QoS Enabled Layered Based Clustering for Reactive Flooding in the Internet of Things

Abstract

The Internet of Things has gained substantial attention over the last few years, because of connecting daily things in a wide range of application and domains. A large number of sensors require bandwidth and network resources to give-and-take queries among a heterogeneous IoT network. Network flooding is a key questioning strategy for successful exchange of queries. However, the risk of the original flooding is prone to unwanted and redundant network queries which may lead to heavy network traffic. Redundant, unwanted, and flooded queries are major causes of inefficient utilization of resources. IoT devices consume more energy and high computational time. More queries leads to consumption of more bandwidth, cost, and miserable QoS. Current existing approaches focused primarily on how to speed up the basic routing for IoT devices. However, solutions for flooding are not being addressed. In this paper, we propose a cluster-based flooding (CBF) as an interoperable solution for network and sensor layer devices which is also capable minimizing the energy consumption, cost, network flooding, identifying, and eliminating of redundant flooding queries using query control mechanisms.

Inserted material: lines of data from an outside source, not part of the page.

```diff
@@ -1078,12 +1084,22 @@
     return PRCNN_OK;
 }
 
-PRCNN_API int prcnn_fps(const float* xyz, int B, int N, int npoint, float* tmp, int32_t* idx, prcnn_stream_t stream) {
-    PRCNN_REQUIRE(B >= 0 && N > 0 && npoint >= 0, "prcnn_fps: bad shape B=%d N=%d npoint=%d", B, N, npoint);
-    PRCNN_REQUIRE(npoint <= N, "prcnn_fps: npoint %d > N %d", npoint, N);
-    if (B == 0 || npoint == 0) return PRCNN_OK;
-    PRCNN_REQUIRE(xyz && idx, "prcnn_fps: null pointer");
-    hipStream_t s = (hipStream_t)stream;
+__global__ __launch_bounds__(256) void fps_prefix_kernel(const float* __restrict__ xyz, const int32_t* __restrict__ prev_idx, int N, int npoint,
+                                                         int32_t* __restrict__ idx_out, int32_t* __restrict__ skip) {
+    const int b = blockIdx.x, tid = threadIdx.x;
+    const float* __restrict__ p = xyz + (size_t)b * N * 3;
+    const int32_t* __restrict__ pi = prev_idx + (size_t)b * N;
+    int32_t* __restrict__ out = idx_out + (size_t)b * npoint;
+    bool ok = true;
+    for (int k = tid; k < 3 * N; k += 256) ok &= fabsf(p[k]) < 1e4f;
+    for (int j = 1 + tid; j < npoint; j += 256) ok &= pi[j] != 0;
+    const int pass = __syncthreads_and(ok) ? 1 : 0;
+    if (pass)
+        for (int j = tid; j < npoint; j += 256) out[j] = j;
+    if (tid == 0) skip[b] = pass;
+}
+
+static int fps_dispatch(const float* xyz, int B, int N, int npoint, float* tmp, int32_t* idx, const int32_t* skip, hipStream_t s) {
     if (tmp && N > 2048 && N <= 16384) {
         int NP = 1;
         while (NP < N) NP <<= 1;
@@ -1092,7 +1108,7 @@
         if (!sort_attr.raise((const void*)fps_sort_kernel, 80 * 1024))
             return prcnn_fail(PRCNN_EHIP, "prcnn_fps: cannot raise the dynamic LDS limit of the sort kernel");
         const int sort_threads = NP / 16 < 64 ? 64 : NP / 16;
-        hipLaunchKernelGGL(fps_sort_kernel, dim3(B), dim3(sort_threads), lds_sort_bytes(NP, sizeof(unsigned)), s, xyz, N, NP, perm);
+        hipLaunchKernelGGL(fps_sort_kernel, dim3(B), dim3(sort_threads), lds_sort_bytes(NP, sizeof(unsigned)), s, xyz, N, NP, perm, skip);
         PRCNN_LAUNCH_CHECK("prcnn_fps(sort)");
         static PrcnnLdsLimit pruned_attr;
         if (!pruned_attr.raise((const void*)fps_pruned_kernel<16>, 16 * 4096))
@@ -1105,23 +1121,24 @@
         static PrcnnLdsLimit batch_attr;
         if (slots && batch && N > 8192 && !batch_attr.raise((const void*)fps_batch_kernel<16, 16>, 16 * 4096))
             return prcnn_fail(PRCNN_EHIP, "prcnn_fps: cannot raise the dynamic LDS limit of the batch kernel");
-        if (slots && batch && N > 8192) hipLaunchKernelGGL((fps_batch_kernel<16, 16>), dim3(B), dim3(1024), 16 * 4096, s, xyz, perm, N, npoint, idx);
-        else if (slots && N > 8192) hipLaunchKernelGGL((fps_slot_kernel<16, 16>), dim3(B), dim3(1024), 16 * 4096, s, xyz, perm, N, npoint, idx);
-        else if (N <= 4096) hipLaunchKernelGGL((fps_pruned_kernel<4>), dim3(B), dim3(1024), 4 * 4096, s, xyz, perm, N, npoint, idx);
-        else if (N <= 8192) hipLaunchKernelGGL((fps_pruned_kernel<8>), dim3(B), dim3(1024), 8 * 4096, s, xyz, perm, N, npoint, idx);
-        else hipLaunchKernelGGL((fps_pruned_kernel<16>), dim3(B), dim3(1024), 16 * 4096, s, xyz, perm, N, npoint, idx);
-    }
-    else if (N <= 64) launch_fps<64, 1>(xyz, B, N, npoint, idx, s);
-    else if (N <= 128) launch_fps<64, 2>(xyz, B, N, npoint, idx, s);
-    else if (N <= 256) launch_fps<64, 4>(xyz, B, N, npoint, idx, s);
-    else if (N <= 512) launch_fps<64, 8>(xyz, B, N, npoint, idx, s);
-    else if (N <= 1024) launch_fps<64, 16>(xyz, B, N, npoint, idx, s);
-    else if (N <= 2048) launch_fps<256, 8>(xyz, B, N, npoint, idx, s);
-    else if (N <= 4096) launch_fps<256, 16>(xyz, B, N, npoint, idx, s);
-    else if (N <= 8192) launch_fps<1024, 8>(xyz, B, N, npoint, idx, s);
-    else if (N <= 16384) launch_fps<1024, 16>(xyz, B, N, npoint, idx, s);
+        if (slots && batch && N > 8192) hipLaunchKernelGGL((fps_batch_kernel<16, 16>), dim3(B), dim3(1024), 16 * 4096, s, xyz, perm, N, npoint, idx, skip);
+        else if (slots && N > 8192) hipLaunchKernelGGL((fps_slot_kernel<16, 16>), dim3(B), dim3(1024), 16 * 4096, s, xyz, perm, N, npoint, idx, skip);
+        else if (N <= 4096) hipLaunchKernelGGL((fps_pruned_kernel<4>), dim3(B), dim3(1024), 4 * 4096, s, xyz, perm, N, npoint, idx, skip);
+        else if (N <= 8192) hipLaunchKernelGGL((fps_pruned_kernel<8>), dim3(B), dim3(1024), 8 * 4096, s, xyz, perm, N, npoint, idx, skip);
+        else hipLaunchKernelGGL((fps_pruned_kernel<16>), dim3(B), dim3(1024), 16 * 4096, s, xyz, perm, N, npoint, idx, skip);
+    }
+    else if (N <= 64) launch_fps<64, 1>(xyz, B, N, npoint, idx, skip, s);
+    else if (N <= 128) launch_fps<64, 2>(xyz, B, N, npoint, idx, skip, s);
+    else if (N <= 256) launch_fps<64, 4>(xyz, B, N, npoint, idx, skip, s);
+    else if (N <= 512) launch_fps<64, 8>(xyz, B, N, npoint, idx, skip, s);
+    else if (N <= 1024) launch_fps<64, 16>(xyz, B, N, npoint, idx, skip, s);
+    else if (N <= 2048) launch_fps<256, 8>(xyz, B, N, npoint, idx, skip, s);
+    else if (N <= 4096) launch_fps<256, 16>(xyz, B, N, npoint, idx, skip, s);
+    else if (N <= 8192) launch_fps<1024, 8>(xyz, B, N, npoint, idx, skip, s);
+    else if (N <= 16384) launch_fps<1024, 16>(xyz, B, N, npoint, idx, skip, s);
     else {
         PRCNN_REQUIRE(tmp, "prcnn_fps: N=%d > 16384 needs the (B,N) tmp buffer", N);
+        PRCNN_REQUIRE(!skip, "prcnn_fps: the multi-workgroup kernels (N=%d > 16384) take no skip words", N);
         const int S = prcnn_divup(N, FPS_MULTI_SLICE);
         const bool use_mem = sw_present(SW_FPS_MEM);
         if (!use_mem && S <= FPS_MULTI_MAX_SPLIT && ((uintptr_t)tmp & 7) == 0) {
@@ -1136,6 +1153,27 @@
     }
     PRCNN_LAUNCH_CHECK("prcnn_fps");
     return PRCNN_OK;
+}
+
+PRCNN_API int prcnn_fps(const float* xyz, int B, int N, int npoint, float* tmp, int32_t* idx, prcnn_stream_t stream) {
+    PRCNN_REQUIRE(B >= 0 && N > 0 && npoint >= 0, "prcnn_fps: bad shape B=%d N=%d npoint=%d", B, N, npoint);
+    PRCNN_REQUIRE(npoint <= N, "prcnn_fps: npoint %d > N %d", npoint, N);
+    if (B == 0 || npoint == 0) return PRCNN_OK;
+    PRCNN_REQUIRE(xyz && idx, "prcnn_fps: null pointer");
+    return fps_dispatch(xyz, B, N, npoint, tmp, idx, nullptr, (hipStream_t)stream);
+}
+
+PRCNN_API int prcnn_fps_nested(const float* xyz, const int32_t* prev_idx, int B, int N, int npoint, float* tmp, int32_t* idx, int32_t* skip,
+                               prcnn_stream_t stream) {
+    PRCNN_REQUIRE(B >= 0 && N > 0 && npoint >= 0, "prcnn_fps_nested: bad shape B=%d N=%d npoint=%d", B, N, npoint);
+    PRCNN_REQUIRE(npoint <= N, "prcnn_fps_nested: npoint %d > N %d", npoint, N);
+    PRCNN_REQUIRE(N <= 16384, "prcnn_fps_nested: N=%d > 16384 (call prcnn_fps)", N);
+    if (B == 0 || npoint == 0) return PRCNN_OK;
+    PRCNN_REQUIRE(xyz && prev_idx && idx && skip, "prcnn_fps_nested: null pointer");
+    hipStream_t s = (hipStream_t)stream;
+    hipLaunchKernelGGL(fps_prefix_kernel, dim3(B), dim3(256), 0, s, xyz, prev_idx, N, npoint, idx, skip);
+    PRCNN_LAUNCH_CHECK("prcnn_fps_nested(prefix)");
+    return fps_dispatch(xyz, B, N, npoint, tmp, idx, skip, s);
 }
 
 __global__ __launch_bounds__(1024) void fps_upstream_order_kernel(const float* __restrict__ xyz, int N, int npoint, int T,
diff --git a/pointrcnn_amd/ops.py b/pointrcnn_amd/ops.py
--- a/pointrcnn_amd/ops.py
+++ b/pointrcnn_amd/ops.py
@@ -2,6 +2,7 @@
 import math
 import os
 import threading
+import weakref
 
 import torch
 
@@ -10,6 +11,7 @@
 _INT = torch.int32
 _F32 = torch.float32
 FPS_PRUNED = os.environ.get("PRCNN_FPS_PRUNED", "1") == "1"
+FPS_NESTED = os.environ.get("PRCNN_FPS_NESTED", "1") == "1"
 
 
 def _stream():
@@ -34,6 +36,14 @@
     return None if t is None else t.data_ptr()
 
 
+def _tensor_key(t):
+    return (t.data_ptr(), tuple(t.shape), tuple(t.stride()), t._version)
+
+
+def _hintable(*tensors):
+    return FPS_NESTED and not any(t.is_inference() for t in tensors)
+
+
 def furthest_point_sample(xyz, npoint, order="canonical"):
     _chk(xyz, "xyz", ndim=3)
     B, N, _ = xyz.shape
@@ -46,7 +56,19 @@
         return idx
     tmp = torch.empty((B, N), dtype=_F32, device=xyz.device) if (N > 16384 or (N > 2048 and FPS_PRUNED)) else None
     L = _cabi.lib()
-    _cabi.check(L.prcnn_fps(_p(xyz), B, N, npoint, _p(tmp), _p(idx), _stream()), "prcnn_fps")
+    parent = getattr(xyz, "_prcnn_fps_parent", None) if _hintable(xyz) else None
+    if parent is not None:
+        prev_idx, prev_version, key = parent
+        if not (_hintable(prev_idx) and key == _tensor_key(xyz) and prev_idx._version == prev_version and prev_idx.device == xyz.device
+                and tuple(prev_idx.shape) == (B, N) and npoint <= N <= 16384):
+            parent = None
+    if parent is not None:
+        skip = torch.empty((B,), dtype=_INT, device=xyz.device)
+        _cabi.check(L.prcnn_fps_nested(_p(xyz), _p(prev_idx), B, N, npoint, _p(tmp), _p(idx), _p(skip), _stream()), "prcnn_fps_nested")
+    else:
+        _cabi.check(L.prcnn_fps(_p(xyz), B, N, npoint, _p(tmp), _p(idx), _stream()), "prcnn_fps")
+    if _hintable(xyz, idx):
+        idx._prcnn_fps_src = (weakref.ref(xyz), _tensor_key(xyz), idx._version)
     return idx
 
 
@@ -112,6 +134,9 @@
     out = torch.empty((B, M, C), dtype=_F32, device=in_cl.device)
     _cabi.check(_cabi.lib().prcnn_gather_rows(_p(in_cl), _row_stride(in_cl), _p(idx), B, N, M, C, _p(out), _stream()),
                 "prcnn_gather_rows")
+    src = getattr(idx, "_prcnn_fps_src", None) if (C == 3 and _hintable(in_cl, idx, out)) else None
+    if src is not None and src[0]() is in_cl and src[1] == _tensor_key(in_cl) and src[2] == idx._version:
+        out._prcnn_fps_parent = (idx, idx._version, _tensor_key(out))
     return out
 
 
```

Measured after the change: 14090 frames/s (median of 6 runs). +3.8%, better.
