+template <int T>
+__global__ void __launch_bounds__(kBlock) __attribute__((amdgpu_waves_per_eu(2)))
+pair_sym_quad16_f32(SymArgs a) {
+  static_assert(T == 8, "the quad variant is built for the 512-vortex tile");
+  constexpr int H = T / 2, NS = T / 4;
+  constexpr int TI = 2 * T, HI = TI / 2;
+  constexpr unsigned W = 64u * T;
+  constexpr int kWaves = kBlock / 64;
+  static_assert(kWaves == (int)kQuad, "one I tile per wave");
+  __shared__ __attribute__((aligned(16))) float slab[3][(T / 4) * kPlane];
+  __shared__ __attribute__((aligned(16))) float ex[kWaves][2 * T * 64];
+  static_assert(2 * T * 64 == TI * 64, "a wave's ex row also carries half of its own-side sums between its halves");
+
+  unsigned n = (unsigned)a.n, i_first = (unsigned)a.i_first, i_count = (unsigned)a.i_count;
+  if (a.n_dev) {
+    n = (unsigned)*a.n_dev;
+    const unsigned nt = (n + W - 1) / W;
+    i_first = 0;
+    i_count = nt;
+    if (a.shard_world > 1) {
+      unsigned long long f, cnt;
+      shard_block(nt, a.shard_rank, a.shard_world, &f, &cnt);
+      i_first = (unsigned)f;
+      i_count = (unsigned)cnt;
+    }
+  }
+  const QuadGeom gm = quad_geometry<unsigned>(n, T, a.tune_split);
+  const unsigned ntiles = gm.ntiles, dmax = gm.dmax;
+  const int dtot = (int)gm.dtot;
+  const bool even = (ntiles % 2 == 0) && ntiles > 1;
+
+  const int lane = threadIdx.x & 63;
+  const int wv = __builtin_amdgcn_readfirstlane((int)(threadIdx.x >> 6));
+  const unsigned xcd = blockIdx.x % (unsigned)kXcds, qb = blockIdx.x / (unsigned)kXcds;
+  const unsigned quads = (i_count + kQuad - 1) / kQuad;
+  unsigned yq, quad;
+  if (!xcd_item(quads, (unsigned)gm.ysplit, xcd, 0, (unsigned)gm.ysplit, qb, yq, quad, a.xcd_run)) return;
+  const unsigned I0 = i_first + kQuad * quad;
+  const unsigned I = I0 + (unsigned)wv;
+  const bool mine = I < i_first + i_count && I < ntiles;
+  int D_lo, D_hi;
+  quad_chunk(gm, yq, D_lo, D_hi);
+  const int per = D_hi - D_lo;
+
+  float* const lx = slab[0];
+  float* const lz = slab[1];
+  float* const lg = slab[2];
+
+  const unsigned p32 = (unsigned)(lane & 31);
+  const bool upper = (lane & 32) != 0;
+  f32x2 xt[HI], zt[HI], gp[HI], au[TI], aw[TI];
+  {
+    float x0[TI], z0[TI], g0[TI];
+#pragma unroll
+    for (int t = 0; t < TI; ++t) {
+      const unsigned i = I * W + p32 + 32u * t;
+      const unsigned nl = mine ? n : 0u;
+      x0[t] = load_or(a.x, i, nl, kPadPosF); z0[t] = load_or(a.z, i, nl, kPadPosF); g0[t] = load_or(a.g, i, nl, 0.0f);
+      au[t] = (f32x2){0.f, 0.f}; aw[t] = (f32x2){0.f, 0.f};
+    }
+#pragma unroll
+    for (int h = 0; h < HI; ++h) {
+      gp[h] = (f32x2){g0[2 * h], g0[2 * h + 1]};
+      xt[h] = (f32x2){x0[2 * h], x0[2 * h + 1]};
+      zt[h] = (f32x2){z0[2 * h], z0[2 * h + 1]};
+    }
+  }
+  const f32x2 vc4 = {a.vc4, a.vc4};
+  const float fxs = a.scale->scale;
+  auto load_plane = [&](const float* l, int q, int pos4, f32x2 (&out)[2]) {
+    const f32x4 V = *reinterpret_cast<const f32x4*>(&l[q * kPlane + pos4]);
+    out[0] = (f32x2){V.x, V.y};
+    out[1] = (f32x2){V.z, V.w};
+  };
+  float chk = 0.0f;
+
+  const int qhome = 32 * (wv & 1) + (lane >> 1);
+  float pjx[2], pjz[2], pjg[2];
+  auto partner_of = [&](int dd) -> unsigned {
+    unsigned J = I0 + (unsigned)(D_lo + dd);
+    if (J >= ntiles) J -= ntiles;
+    return J;
+  };
+  auto fetch_quarter = [&](int dd) {
+    const unsigned J = (D_lo + dd < D_hi) ? partner_of(dd) : I0;
+    const unsigned Jc = J < ntiles ? J : 0u;
+#pragma unroll
+    for (int s = 0; s < 2; ++s) {
+      const unsigned j = Jc * W + (unsigned)qhome + 64u * (unsigned)(4 * (wv >> 1) + 2 * (lane & 1) + s);
+      pjx[s] = load_or(a.x, j, n, kPadPosF); pjz[s] = load_or(a.z, j, n, kPadPosF); pjg[s] = load_or(a.g, j, n, 0.0f);
+    }
+  };
+  auto store_quarter = [&]() {
+    const int at = (wv >> 1) * kPlane + 128 * (wv & 1) + 2 * lane;
+    auto put = [&](float* l, const float (&v)[2]) {
+      *reinterpret_cast<f32x2*>(&l[at]) = (f32x2){v[0], v[1]};
+      if ((wv & 1) == 0) *reinterpret_cast<f32x2*>(&l[at + 256]) = (f32x2){v[0], v[1]};
+    };
+    put(lx, pjx); put(lz, pjz); put(lg, pjg);
+  };
+
+  fetch_quarter(0);
+  for (int dd = 0; dd < per; ++dd) {
+    const int D = D_lo + dd;
+    if (D >= D_hi) break;
+    const unsigned J = partner_of(dd);
+    auto valid_of = [&](int w) -> bool {
+      const int d = D - w;
+      const unsigned Iw = I0 + (unsigned)w;
+      const bool own = Iw < i_first + i_count && Iw < ntiles;
+      return own && ((d >= 1 && d <= (int)dmax) || (even && d == dtot && Iw < ntiles / 2));
+    };
+    const bool valid = valid_of(wv);
+    const bool any = valid_of(0) || valid_of(1) || valid_of(2) || valid_of(3);
+    if (any) store_quarter();
+    __syncthreads();
+    if (dd + 1 < per) fetch_quarter(dd + 1);
+    if (!any) continue;
+    f32x2 bu[H], bw[H];
+#pragma unroll
+    for (int m = 0; m < H; ++m) { bu[m] = (f32x2){0.f, 0.f}; bw[m] = (f32x2){0.f, 0.f}; }
+    if (valid) {
+#pragma unroll
+      for (int q = 0; q < NS; ++q) {
+        for (int k = 0; k < 32; k += 2) {
+          const int pos0 = (lane + k) * 4;
+#pragma unroll
+          for (int rr = 0; rr < 2; ++rr) {
+            const int pos = pos0 + 4 * rr;
+            f32x2 xj[2], zj[2], gj[2];
+            load_plane(lx, q, pos, xj); load_plane(lz, q, pos, zj); load_plane(lg, q, pos, gj);
+#pragma unroll
+            for (int mm = 0; mm < 2; ++mm) {
+              const int m = 2 * q + mm;
+#pragma unroll
+              for (int t = 0; t < TI; ++t) {
+                const f32x2 dx = pk_sub_sel(xt[t / 2], xj[mm], t & 1);
+                const f32x2 dz = pk_sub_sel(zt[t / 2], zj[mm], t & 1);
+                f32x2 r2 = dx * dx;
+                r2 = __builtin_elementwise_fma(dz, dz, r2);
+                const f32x2 qq = __builtin_elementwise_fma(r2, r2, vc4);
+                const f32x2 sv = {__builtin_amdgcn_rsqf(qq.x), __builtin_amdgcn_rsqf(qq.y)};
+                const f32x2 sj = sv * gj[mm];
+                const f32x2 si = pk_mul_sel(sv, gp[t / 2], t & 1, sj);
+                au[t] = __builtin_elementwise_fma(dz, sj, au[t]);
+                aw[t] = __builtin_elementwise_fma(dx, sj, aw[t]);
+                bu[m] = __builtin_elementwise_fma(dz, si, bu[m]);
+                bw[m] = __builtin_elementwise_fma(dx, si, bw[m]);
+              }
+            }
+#pragma unroll
+            for (int mm = 0; mm < 2; ++mm) { bu[2 * q + mm] = dpp_rol1(bu[2 * q + mm]); bw[2 * q + mm] = dpp_rol1(bw[2 * q + mm]); }
+          }
+#pragma unroll
+          for (int t = 0; t < TI; ++t) { asm("" : "+v"(au[t])); asm("" : "+v"(aw[t])); }
+        }
+      }
+    }
+    const int home = (lane + 32) & 63;
+#pragma unroll
+    for (int m = 0; m < H; ++m) {
+      ex[wv][(4 * m + 0) * 64 + home] = bu[m].x; ex[wv][(4 * m + 1) * 64 + home] = bu[m].y;
+      ex[wv][(4 * m + 2) * 64 + home] = bw[m].x; ex[wv][(4 * m + 3) * 64 + home] = bw[m].y;
+    }
+    __syncthreads();
+#pragma unroll 1
+    for (int c = wv; c < 2 * T; c += kWaves) {
+      float v = 0.0f;
+#pragma unroll
+      for (int w = 0; w < kWaves; ++w) v += ex[w][c * 64 + lane];
+      const unsigned j = J * W + lane + 64u * (2 * (c / 4) + (c & 1));
+      if (j < n) fx_add((c & 2) ? &a.acc_w[j] : &a.acc_u[j], -v, fxs);
+    }
+  }
+
+  __syncthreads();
+  auto pick = [](bool c, f32x2 y, f32x2 n_) -> f32x2 { return (f32x2){c ? y.x : n_.x, c ? y.y : n_.y}; };
+  if (mine) {
+#pragma unroll
+    for (int s = 0; s < T; ++s) {
+      const f32x2 us = pick(upper, au[s], au[s + T]), ws = pick(upper, aw[s], aw[s + T]);
+      ex[wv][(2 * s) * 64 + lane] = us.x + us.y;
+      ex[wv][(2 * s + 1) * 64 + lane] = ws.x + ws.y;
+    }
+    __builtin_amdgcn_fence(__ATOMIC_RELEASE, "wavefront");
+    __builtin_amdgcn_wave_barrier();
+    __builtin_amdgcn_fence(__ATOMIC_ACQUIRE, "wavefront");
+#pragma unroll
+    for (int s = 0; s < T; ++s) {
+      const f32x2 uk = pick(upper, au[s + T], au[s]), wk = pick(upper, aw[s + T], aw[s]);
+      const float mu = uk.x + uk.y, mw = wk.x + wk.y;
+      const float ou = ex[wv][(2 * s) * 64 + (lane ^ 32)], ow = ex[wv][(2 * s + 1) * 64 + (lane ^ 32)];
+      const unsigned i = I * W + p32 + 32u * (unsigned)(s + (upper ? T : 0));
+      if (i < n) {
+        const float su = upper ? ou + mu : mu + ou, sw = upper ? ow + mw : mw + ow;
+        fx_add(&a.acc_u[i], su, fxs); fx_add(&a.acc_w[i], sw, fxs);
+        chk += su + sw;
+      }
+    }
+  }
+  if (!(__builtin_fabsf(chk) < __builtin_inff())) atomicAdd(reinterpret_cast<unsigned long long*>(a.bad), 1ULL);
+}
+
 constexpr int kPrepBlock = 1024;
 __device__ __forceinline__ void sym_scale_from_sum(double sum_abs, double vc4, SymScale* out, long long* bad) {
   const double vc = sqrt(sqrt(vc4));
diff --git a/ludvm_amd/csrc/sym_rule.hpp b/ludvm_amd/csrc/sym_rule.hpp
--- a/ludvm_amd/csrc/sym_rule.hpp
+++ b/ludvm_amd/csrc/sym_rule.hpp
@@ -201,6 +201,7 @@
   int tune_rsplit = 0;
   bool quad = true;
   long long quad_min_tiles = kSymQuadMinTiles;
+  bool quad16 = true;
   long long tail_items = kSymTailItems;
   long long t8_min_n = kSymT8MinN;
 };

The proposed CBF divides the network into different clusters, local queries for information are proactively maintained by the intralayer cluster (IALC), while the interlayer cluster (IELC) is responsible for reactively obtain the routing queries to the destinations outside the cluster. CBF is a hybrid approach, having the potential to be more efficient against traditional schemes in term of query traffic generation. However, in the absence of appropriate redundant query detection and termination techniques, the CBF may generate more control traffic compared to the standard flooding techniques. In this research work, we used Cooja simulator to evaluate the performance of the proposed CBF. According to the simulation results the proposed technique has superiority in term of traffic delay, QoS/throughput, and energy consumption, under various performance metrics compared with traditional flooding and state of the art.